I am a little confused and looking for a little advice. My wife and I have been together for around 15 years. When we first met, like anyone we had pretty frequent sex, multiple times a day, sometimes, but probably average was 4-5 times a week after maybe the first 6 months, and that seemed to be a good amount for both of us. Honestly, I am really not even an everyday guy, probably an every other day and I am good, after that I start getting irritable 

Over the years, there have been some spells here and there, and at one point, I believe we had not had sex for over a month, but this was also during a really hard time in my wifes life, so I understood,and things went back pretty much to normal. During my wifes pregnancies, we also had a pretty good sex life, but after the second child, she was not able to get the weight off, while she certainly lost a good bit of weight, she still has never been happy with her body since then.

That said, I still find her very attractive, and super sexy. Over the past couple of years, she has experienced quite a few issues from emotional to physical related mostly to childbirth, and started frequently rejecting me when I would initiate. Then after completely just leaving it alone, and figuring she would initiate when she was ready, I got blasted for never initiating. The thing is, I was shut down so many times, I lot all confidence, and am not interested in feeling like I am forcing someone into sex. I then tried to get up my courage one time, and felt I was getting mixed signals, tried to initiate sex, and she got really mad at me, and said not now (this was really a killer for me, and made me quite mad at her, and sick of the games).

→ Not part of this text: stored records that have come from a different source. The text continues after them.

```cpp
struct Structure {
  int dim = 0, NV = 0, NN = 0, DPC = 0;
  int rank = 0, nranks = 1;
  int64_t n_u_glob = 0, n_p_glob = 0, n_cells_glob = 0;
  int nn_own = 0, nn_ghost = 0, np_own = 0, np_ghost = 0, nc = 0;
  std::vector<int64_t> node_gid;
  std::vector<int64_t> pid_gid;
  std::vector<int> cell_gid;
  std::vector<int> cell_nodes;
  std::vector<int> cell_pids;
  std::vector<int> node_pid;
  std::vector<int> pid_node;
  std::vector<int64_t> nbr_ptr;
  std::vector<int> nbr;
  std::vector<int64_t> pnbr_ptr;
  std::vector<int> pnbr;
  std::vector<int> selfrank;
  std::vector<int> pselfrank;
// ... 36 lines not shown
struct TilePlan {
  std::vector<int> node_ptr;
  std::vector<int> uniq_ptr, uniq_xoff;
  std::vector<int> puniq_ptr, puniq_xoff;
  std::vector<unsigned short> nbr_loc;
  std::vector<unsigned short> pnbr_loc;
  std::vector<int> tiles_int, tiles_bnd;
  int n_tiles() const { return (int)node_ptr.size() - 1; }
};
std::string build_tile_plan(const Structure& S, const TileLimits& L, TilePlan& P);
int64_t verify_tile_plan(const Structure& S, const TileLimits& L, const TilePlan& P);

constexpr int VS_CONSUMERS = 8;
constexpr int VS_MAX_BLOCKS = 2048;
constexpr int VS_MAX_QUADS = VS_MAX_BLOCKS / 4;
struct alignas(16) VsTile {
  int n0, nn;
  int nquad, NQ;
  int nq_off;
  int u0, nuq;
  int pad0;
  unsigned short split[VS_CONSUMERS + 1];
  unsigned short pad1[32 - 16 - (VS_CONSUMERS + 1)];
};
static_assert(sizeof(VsTile) == 64, "VsTile is one 64-byte TMA bulk copy");
struct VsPlan {
  std::vector<VsTile> tiles;
  std::vector<uint32_t> meta;
  int64_t total_nq = 0;
};
std::string build_vel_stream(const Structure& S, const TilePlan& P, VsPlan& V);
int64_t verify_vel_stream(const Structure& S, const TilePlan& P, const VsPlan& V);

struct CoarseLevel {
  Structure Sc;
  std::vector<int64_t> vedge_ptr;
  std::vector<int> vedge;
  std::vector<int> node_ends;
};
std::string build_coarse(const Structure& S, CoarseLevel& C);

void export_pattern(const Structure& S, std::vector<int64_t>& rowptr, std::vector<uint32_t>& col);

void export_row_gids(const Structure& S, std::vector<int64_t>& gid);

}
```

### navier-stokes_equations_b200/csrc/velstream.cuh

```cuda
#pragma once
#include <cuda_fp16.h>

#include "device.cuh"
#include "linalg.cuh"
#include "structure.hpp"

namespace nsb {

constexpr int VS_GROUPS = 2;
constexpr int VS_THREADS = (VS_GROUPS * VS_CONSUMERS + 1) * 32;
constexpr int VS_MAX_UNIQ = TILE_MAX_UNIQ;

template <int DIM, typename VT> struct VsLayout {
  static constexpr int PL = DIM * DIM;
  static constexpr int VAL_BYTES = PL * VS_MAX_BLOCKS * (int)sizeof(VT);
  static constexpr int META_BYTES = VS_MAX_QUADS * 16;
  static constexpr int XS_BYTES = VS_MAX_UNIQ * DIM * 8;
  static constexpr int YS_BYTES = TILE_MAX_NODES * DIM * 8;
  static constexpr int HDR_BYTES = 64;
  static constexpr int OFF_VAL = 0;
  static constexpr int OFF_META = OFF_VAL + VAL_BYTES;
  static constexpr int OFF_XS = OFF_META + META_BYTES;
  static constexpr int OFF_YS = OFF_XS + XS_BYTES;
  static constexpr int OFF_HDR = OFF_YS + YS_BYTES;
  static constexpr int STAGE_BYTES = ((OFF_HDR + HDR_BYTES + 127) / 128) * 128;
  static constexpr int STAGES = (227 * 1024 - 256) / STAGE_BYTES >= 3 ? 3 : 2;
  static constexpr int SMEM_BYTES = STAGES * STAGE_BYTES + 256;
};

__device__ __forceinline__ uint32_t smem_u32(const void* p) { return (uint32_t)__cvta_generic_to_shared(p); }
__device__ __forceinline__ void mbar_init(uint64_t* bar, uint32_t count) {
  asm volatile("mbarrier.init.shared::cta.b64 [%0], %1;" ::"r"(smem_u32(bar)), "r"(count) : "memory");
}
__device__ __forceinline__ void mbar_expect_tx(uint64_t* bar, uint32_t bytes) {
  asm volatile("mbarrier.arrive.expect_tx.shared::cta.b64 _, [%0], %1;" ::"r"(smem_u32(bar)), "r"(bytes) : "memory");
}
__device__ __forceinline__ void mbar_arrive(uint64_t* bar) {
  asm volatile("mbarrier.arrive.shared::cta.b64 _, [%0];" ::"r"(smem_u32(bar)) : "memory");
}
__device__ __forceinline__ void mbar_wait(uint64_t* bar, uint32_t parity) {
  asm volatile(
      "{\n\t.reg .pred p;\n\t"
      "WAIT_%=:\n\t"
// ... 35 lines not shown
  unsigned long long wait_seq;
  int ghost_start;
  const int* send_ptr;
  const int2* send_dst;
  double* const* peer_arena;
  long long y_off;
  unsigned long long* const* peer_flags;
  int my_rank;
  unsigned long long push_seq;
  unsigned int* counter;
};

template <int DIM, typename VT, int MODE, bool HALO>
__global__ void __launch_bounds__(VS_THREADS, 1)
k_vel_stream(const VsTile* __restrict__ tiles, int n_tiles, const int* __restrict__ tile_list, const VT* __restrict__ vals,
             const uint32_t* __restrict__ meta, const int* __restrict__ uniq_xoff, const double* __restrict__ x,
             double* __restrict__ y, const double* __restrict__ u, double* __restrict__ poly, PolyCoef pc, VsHalo hx) {
  using L = VsLayout<DIM, VT>;
  constexpr int PL = L::PL;
  constexpr int S = L::STAGES;
  extern __shared__ __align__(128) unsigned char vs_smem[];
  uint64_t* full = reinterpret_cast<uint64_t*>(vs_smem + S * L::STAGE_BYTES);
  uint64_t* empty = full + S;
  const int warp = threadIdx.x >> 5, lane = threadIdx.x & 31;
  if (threadIdx.x == 0) {
    for (int s = 0; s < S; ++s) {
      mbar_init(full + s, 1 + 32);
      mbar_init(empty + s, VS_CONSUMERS);
    }
    asm volatile("fence.mbarrier_init.release.cluster;" ::: "memory");
  }
// ... 10 lines not shown
      bool ghosts = false;
      if (HALO) {
        ghosts = t >= hx.n_int;
        if (ghosts && !waited) {
          if (hx.wait_seq && lane < hx.npeers) {
            const volatile unsigned long long* f = hx.flags + hx.peer_rank[lane];
            while (*f < hx.wait_seq) { }
          }
          __threadfence_system();
          __syncwarp();
          waited = true;
        }
        t = __ldg(tile_list + t);
      }
      const VsTile* hd = tiles + t;
      const int NQ = __ldg(&hd->NQ), nq_off = __ldg(&hd->nq_off), u0 = __ldg(&hd->u0), nuq = __ldg(&hd->nuq);
      unsigned char* st = vs_smem + s * L::STAGE_BYTES;
      if (lane == 0) {
        const uint32_t vb = (uint32_t)(PL * 4 * NQ * (int)sizeof(VT)), mb = (uint32_t)(NQ * 16);
        mbar_expect_tx(full + s, vb + mb + (uint32_t)L::HDR_BYTES);
        tma_bulk_g2s(st + L::OFF_HDR, hd, L::HDR_BYTES, full + s);
        tma_bulk_g2s(st + L::OFF_VAL, vals + (long long)PL * 4 * nq_off, vb, full + s);
        tma_bulk_g2s(st + L::OFF_META, meta + (long long)4 * nq_off, mb, full + s);
      }
      double* xs = reinterpret_cast<double*>(st + L::OFF_XS);
      constexpr int PER_LANE = VS_MAX_UNIQ / 32;
      int xo[PER_LANE];
#pragma unroll
      for (int q = 0; q < PER_LANE; ++q) {
        const int i = lane + 32 * q;
        xo[q] = i < nuq ? __ldg(uniq_xoff + u0 + i) : -1;
      }
      if (HALO && ghosts) {
#pragma unroll
        for (int q0 = 0; q0 < PER_LANE; q0 += 4) {
          double gv[4][DIM];
#pragma unroll
          for (int q = q0; q < q0 + 4; ++q)
            if (xo[q] >= hx.ghost_start) {
#pragma unroll
              for (int c = 0; c < DIM; ++c) gv[q - q0][c] = __ldcg(x + xo[q] + c);
            }
#pragma unroll
          for (int q = q0; q < q0 + 4; ++q) {
            const int i = lane + 32 * q;
            if (xo[q] >= hx.ghost_start) {
// ... 210 lines not shown
```

Measured before the change: 0.4708.

## Assign bank-aware shared-memory x slots per tile to cut bank conflicts

Adds a host-side pass that places each tile's unique neighbour x values into shared-memory slots chosen to spread each warp's gathers across banks, and rewrites the meta indices and per-tile slot-to-x offset table to match. The kernel now gathers x into slots through the new table instead of the unique-neighbour list. The goal is fewer shared-memory wavefronts in the streamed velocity SpMV. The cost is more setup work, padding slots that can enlarge the staged x region and per-tile gather count, and a bank-model test hook.

```diff
diff --git a/navier-stokes_equations_b200/csrc/nsb200.cu b/navier-stokes_equations_b200/csrc/nsb200.cu
--- a/navier-stokes_equations_b200/csrc/nsb200.cu
+++ b/navier-stokes_equations_b200/csrc/nsb200.cu
@@ -280,7 +280,7 @@
 struct VsDev {
   const VsTile* tiles;
   const uint32_t* meta;
-  const int* uniq_xoff;
+  const int* slot_xoff;
   const unsigned char* vals;
   int n_tiles;
 };
@@ -302,7 +302,7 @@
 struct Coarse {
   DBuf<VsTile> tiles;
   DBuf<uint32_t> meta;
-  DBuf<int> uniq_xoff;
+  DBuf<int> slot_xoff;
   DBuf<unsigned char> vals;
   int n_tiles = 0;
   int64_t total_nq = 0;
@@ -372,6 +372,7 @@
   DBuf<unsigned char> vs_vals;
   DBuf<VsTile> d_vs_tiles;
   DBuf<uint32_t> d_vs_meta;
+  DBuf<int> d_vs_slot_xoff;
   int64_t vs_total_nq = 0;
   bool vs_valid = false;
   int ctx_stride = 0;
@@ -583,7 +584,7 @@
   if (ntiles <= 0) return;
   const int grid = std::min(ntiles, c->num_sms);
   k_vel_stream<DIM, VT, MODE, HALO><<<grid, VS_THREADS, VsLayout<DIM, VT>::SMEM_BYTES, c->stream>>>(
-      D.tiles, ntiles, list, reinterpret_cast<const VT*>(D.vals), D.meta, D.uniq_xoff, x, y, u, poly, pc, hx);
+      D.tiles, ntiles, list, reinterpret_cast<const VT*>(D.vals), D.meta, D.slot_xoff, x, y, u, poly, pc, hx);
   c->launch_check();
 }
 template <int MODE, bool HALO>
@@ -696,10 +697,10 @@
 
 
 VsDev fine_dev(const nsb_ctx* c) {
-  return VsDev{c->d_vs_tiles.p, c->d_vs_meta.p, c->d_suniq_xoff.p, c->vs_vals.p, c->n_stiles};
+  return VsDev{c->d_vs_tiles.p, c->d_vs_meta.p, c->d_vs_slot_xoff.p, c->vs_vals.p, c->n_stiles};
 }
 VsDev coarse_dev(const nsb_ctx* c) {
-  return VsDev{c->cg.tiles.p, c->cg.meta.p, c->cg.uniq_xoff.p, c->cg.vals.p, c->cg.n_tiles};
+  return VsDev{c->cg.tiles.p, c->cg.meta.p, c->cg.slot_xoff.p, c->cg.vals.p, c->cg.n_tiles};
 }
 
 void halo_exchange_coarse(nsb_ctx* c, double* v) {
@@ -1272,7 +1273,7 @@
     c->d_suniq_ptr.upload(P.uniq_ptr, c->stream); c->d_suniq_xoff.upload(P.uniq_xoff, c->stream);
     c->d_spuniq_ptr.upload(P.puniq_ptr, c->stream); c->d_spuniq_xoff.upload(P.puniq_xoff, c->stream);
     c->d_nbr_loc.upload(P.nbr_loc, c->stream); c->d_pnbr_loc.upload(P.pnbr_loc, c->stream);
-    c->d_vs_tiles.upload(V.tiles, c->stream); c->d_vs_meta.upload(V.meta, c->stream);
+    c->d_vs_tiles.upload(V.tiles, c->stream); c->d_vs_meta.upload(V.meta, c->stream); c->d_vs_slot_xoff.upload(V.slot_xoff, c->stream);
     c->vs_total_nq = V.total_nq;
     CK(cudaStreamSynchronize(c->stream));
     c->stiles.node_ptr = c->d_stile_ptr.p;
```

Over the past year, things have been really strange and sometimes awkward for me. There will be times that we have really great sex, but most of it is me wanting sex, but lacking the courage to initiate for fear of rejection, and then trying to ease into the initiation, but receiving no reciprocation. What makes it stranger is she will do something sexual to me during the day, such as grab me or play grind on me, but then when it comes to later in the evening, it is the same old ****. Basically she has just become a huge tease, and it drives me nuts.

So has anyone ever experienced this, or have any idea of what is going on.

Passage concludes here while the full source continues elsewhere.